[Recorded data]
^^^^

+__global__ __launch_bounds__(CvWsk::THREADS, 2) void conv_wsk_kernel(const GemmP p) {
+    using L = CvWsk;
+    extern __shared__ __attribute__((aligned(16))) unsigned char smem[];
+    float* const tcs = reinterpret_cast<float*>(smem + L::OFF_TCS);
+    float* const b2s = reinterpret_cast<float*>(smem + L::OFF_B2);
+    float* const scal = reinterpret_cast<float*>(smem + L::OFF_SCAL);
+    const int tid = threadIdx.x, lane = tid & 63, l31 = lane & 31, hh = lane >> 5;
+    const int wave = __builtin_amdgcn_readfirstlane(tid >> 6);
+    const int rw = wave & 1, kq = wave >> 1;
+    const int prow = l31 >> 4, pcol = (l31 & 15) ^ (prow << 3);
+    int lid;
+    {
+        const int nblk = gridDim.x, bid = blockIdx.x;
+        const int q = nblk >> 3, r = nblk & 7, xcd = bid & 7;
+        lid = (xcd < r ? xcd * (q + 1) : r * (q + 1) + (xcd - r) * q) + (bid >> 3);
+    }
+#ifdef UCDIR_TIMING
+    const bool dbg_on = p.dbg && (lid == (int)gridDim.x / 2 + 3) && (lane == 0) && (wave == 1);
+    int dbg_n = 0;
+#define CK_STAMP() do { if (dbg_on && dbg_n < 250) p.dbg[dbg_n++] = __builtin_amdgcn_s_memtime(); } while (0)
+#else
+#define CK_STAMP() do {} while (0)
+#endif
+    CK_STAMP();
+    const int tps = p.tiles_x * p.tiles_y;
+    const int T = p.nbatch * tps;
+    const int t_beg = (int)((long long)lid * T / (int)gridDim.x), t_end = (int)((long long)(lid + 1) * T / (int)gridDim.x);
+    if (t_beg >= t_end) return;
+
+    bf16x8_t af[L::NSTEP];
+    {
+        const bf16_t* Ab = p.A + (((rw * 4 + kq) * L::NSTEP * 2 + hh) * 32 + l31) * 8;
+#pragma unroll
+        for (int j = 0; j < L::NSTEP; ++j) af[j] = *reinterpret_cast<const bf16x8_t*>(Ab + j * (2 * 32 * 8));
+    }
+#pragma unroll
+    for (int j = 0; j < L::NSTEP; ++j) asm volatile("" : "+v"(af[j]));
+    if (tid < 64) b2s[tid] = p.bias2 ? p.bias2[tid] : 0.f;
+
+    const int lcol = lane >> 3, lch = lane & 7;
+    auto piece = [&](auto plc, int k, const unsigned char* base, unsigned hoff) __attribute__((always_inline)) {
+        constexpr int pl = decltype(plc)::value;
+        const int q = 8 * k + wave;
+        if (q < 18) {
+            const int r = q / 3, c3 = q - 3 * r;
+            const int col = min(8 * c3 + lcol, 17), hp = r * L::PITCH + col;
+            const unsigned voff = ((unsigned)(r * p.Wp + col) << (pl < 2 ? 8 : 7))
+                                + ((unsigned)(lch ^ ((hp >> 1) & 7)) << 4);
+            dma16_sbase(base, voff, (unsigned)__builtin_amdgcn_readfirstlane(hoff + pl * L::PLANE + (3 * r + c3) * 1024));
+        }
+    };
+    auto plane_base = [&](int nb, int nty, int ntx, int pl) __attribute__((always_inline)) -> const unsigned char* {
+        const long long pix0 = (long long)nty * 4 * p.Wp + ntx * 16;
+        if (pl < 2) return reinterpret_cast<const unsigned char*>(p.B0 + (long long)nb * p.b0_bstride + pix0 * 128 + pl * 64);
+        return reinterpret_cast<const unsigned char*>(p.B1 + (long long)nb * p.b1_bstride + pix0 * 64);
+    };
+    unsigned ba[3], bb[3];
+    {
+        const int hp0 = prow * L::PITCH + pcol;
+#pragma unroll
+        for (int kx = 0; kx < 3; ++kx) {
+            const int sxh = (((hp0 + kx) >> 1) & 7) ^ hh;
+            ba[kx] = ((hp0 + kx) << 7) + (((2 * kq) ^ sxh) << 4);
+            bb[kx] = ((hp0 + kx) << 7) + (((2 * (kq ^ 2)) ^ sxh) << 4);
+        }
+    }
+    const bool own_res = kq >= 2;
+    const unsigned tc_lane = L::OFF_TCS + (32 * rw + 16 * hh) * 4;
+    const unsigned b2_lane = L::OFF_B2 + (32 * rw + 16 * hh) * 4;
+
+    int b, ty, tx;
+    {
+        b = t_beg / tps;
+        const int r = t_beg - b * tps;
+        ty = r / p.tiles_x; tx = r - ty * p.tiles_x;
+    }
+    static_for<0, 3>([&](auto plc) __attribute__((always_inline)) {
+        const unsigned char* const base = plane_base(b, ty, tx, decltype(plc)::value);
+        for (int k = 0; k < 3; ++k) piece(plc, k, base, 0u);
+    });
+
+    int b_cur = -1;
+    float rstd_a = 1.f;
+    stat_t S1 = 0, S2 = 0;
+    const int act = p.act;
+
+#pragma unroll 1
+    for (int t = t_beg; t < t_end; ++t) {
+        const int buf = (t - t_beg) & 1;
+        const bool last = t + 1 == t_end;
+        CK_STAMP();
+        if (t == t_beg) { HC_WAIT(0); }
+        asm volatile("s_barrier" ::: "memory");
+        CK_STAMP();
+        if (b != b_cur) {
+            if (b_cur >= 0 && p.stats_out && !own_res) {
+                const stat_t a = wave_sum_ll(S1), q2 = wave_sum_ll(S2);
+                if (lane == 0) stat_add_fx(p.stats_out, b_cur, a, q2);
+            }
+            S1 = 0; S2 = 0;
+            b_cur = b;
+            if (wave == 0) {
+                float mean = 0.f, rstd = 1.f;
+                if (p.fold) {
+                    long long v = 0;
+                    if (lane < 2 * UCDIR_STAT_SLOTS) {
+                        v = p.stats0[(long long)b * (2 * UCDIR_STAT_SLOTS) + lane];
+                        if (p.stats1) v += p.stats1[(long long)b * (2 * UCDIR_STAT_SLOTS) + lane];
+                    }
+#pragma unroll
+                    for (int off = 2; off < 2 * UCDIR_STAT_SLOTS; off <<= 1) v += __shfl_xor(v, off);
+                    const long long q = __shfl(v, 1);
+                    mean_rstd(stat_val(v), stat_val(q), p.inv_count, mean, rstd);
+                }
+                if (lane == 0) { scal[0] = mean; scal[1] = rstd; }
+            }
+            __syncthreads();
+            const float mean = scal[0], rstd = scal[1];
+            for (int i = tid; i < 9 * 64; i += L::THREADS) {
+                const int cls = i >> 6, f = i & 63;
+                float v = p.bias ? p.bias[f] : 0.f;
+                if (p.fold) v += p.Tb[(long long)cls * p.tab_ld + f] - mean * rstd * p.Tg[(long long)cls * p.tab_ld + f];
+                tcs[i] = v;
+            }
+            rstd_a = __builtin_bit_cast(float, __builtin_amdgcn_readfirstlane(__builtin_bit_cast(int, p.alpha * (p.fold ? rstd : 1.0f))));
+            __syncthreads();
+        }
+        int nb = b, nty = ty, ntx = tx + 1;
+        if (ntx == p.tiles_x) { ntx = 0; if (++nty == p.tiles_y) { nty = 0; ++nb; } }
+        CK_STAMP();
+
+        if (t != t_beg) {
+            const int d = buf ? L::HALO : -L::HALO;
+#pragma unroll
+            for (int kx = 0; kx < 3; ++kx) { ba[kx] += d; bb[kx] += d; }
+        }
+
+        f32x16_t acc[2], acc2[2];
+        {
+            bf16x8_t bq[L::DEPTH + 1][2];
+            const unsigned char* const nbase0 = plane_base(nb, nty, ntx, 0);
+            const unsigned char* const nbase1 = plane_base(nb, nty, ntx, 1);
+            const unsigned char* const nbase2 = plane_base(nb, nty, ntx, 2);
+            const unsigned hd = (unsigned)((buf ^ 1) * L::HALO);
+            __builtin_amdgcn_sched_barrier(0);
+            asm volatile("s_waitcnt lgkmcnt(0)" ::: "memory");
+            auto read_b = [&](auto jc, bf16x8_t (&dst)[2]) __attribute__((always_inline)) {
+                constexpr int j = decltype(jc)::value;
+                constexpr int pl = j < 27 ? j / 9 : j - 27, tap = j < 27 ? j % 9 : 4, ky = tap / 3, kx = tap - 3 * ky;
+                constexpr int off = pl * L::PLANE + ky * (L::PITCH * 128);
+                const unsigned a = ky == 1 ? bb[kx] : ba[kx];
+                lds_read16_asm<off>(dst[0], a);
+                lds_read16_asm<off + L::QSTEP>(dst[1], a);
+            };
+            static_for<0, L::DEPTH>([&](auto jc) __attribute__((always_inline)) { read_b(jc, bq[decltype(jc)::value]); });
+            static_for<0, L::NSTEP>([&](auto jc) __attribute__((always_inline)) {
+                constexpr int j = decltype(jc)::value;
+                if constexpr (j + L::DEPTH < L::NSTEP) read_b(std::integral_constant<int, j + L::DEPTH>{}, bq[(j + L::DEPTH) % (L::DEPTH + 1)]);
+                if constexpr (j % 3 == 1 && j / 3 < 9) {
+                    constexpr int i = j / 3, pl = i / 3;
+                    if (!last) piece(std::integral_constant<int, pl>{}, i % 3, pl == 0 ? nbase0 : (pl == 1 ? nbase1 : nbase2), hd);
+                }
+                constexpr int ahead = (L::NSTEP - 1 - j) < L::DEPTH ? (L::NSTEP - 1 - j) : L::DEPTH;
+                lgkm_wait_asm<2 * ahead>();
+                const f32x16_t zero = {0.f, 0.f, 0.f, 0.f, 0.f, 0.f, 0.f, 0.f, 0.f, 0.f, 0.f, 0.f, 0.f, 0.f, 0.f, 0.f};
+                const bf16x8_t(&bv)[2] = bq[j % (L::DEPTH + 1)];
+                if constexpr (j < 27) {
+                    acc[0] = __builtin_amdgcn_mfma_f32_32x32x16_bf16(af[j], bv[0], j ? acc[0] : zero, 0, 0, 0);
+                    acc[1] = __builtin_amdgcn_mfma_f32_32x32x16_bf16(af[j], bv[1], j ? acc[1] : zero, 0, 0, 0);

^^^^

> [TASK DESCRIPTION] From the records above, print only the lines between the one holding "t_beg) & 1;" and the one holding "q = __shfl(v, 1);", inclusive, exactly as they stand.

> [OUTPUT OF THE EXERCISE]
+        const int buf = (t - t_beg) & 1;
+        const bool last = t + 1 == t_end;
+        CK_STAMP();
+        if (t == t_beg) { HC_WAIT(0); }
+        asm volatile("s_barrier" ::: "memory");
+        CK_STAMP();
+        if (b != b_cur) {
+            if (b_cur >= 0 && p.stats_out && !own_res) {
+                const stat_t a = wave_sum_ll(S1), q2 = wave_sum_ll(S2);
+                if (lane == 0) stat_add_fx(p.stats_out, b_cur, a, q2);
+            }
+            S1 = 0; S2 = 0;
+            b_cur = b;
+            if (wave == 0) {
+                float mean = 0.f, rstd = 1.f;
+                if (p.fold) {
+                    long long v = 0;
+                    if (lane < 2 * UCDIR_STAT_SLOTS) {
+                        v = p.stats0[(long long)b * (2 * UCDIR_STAT_SLOTS) + lane];
+                        if (p.stats1) v += p.stats1[(long long)b * (2 * UCDIR_STAT_SLOTS) + lane];
+                    }
+#pragma unroll
+                    for (int off = 2; off < 2 * UCDIR_STAT_SLOTS; off <<= 1) v += __shfl_xor(v, off);
+                    const long long q = __shfl(v, 1);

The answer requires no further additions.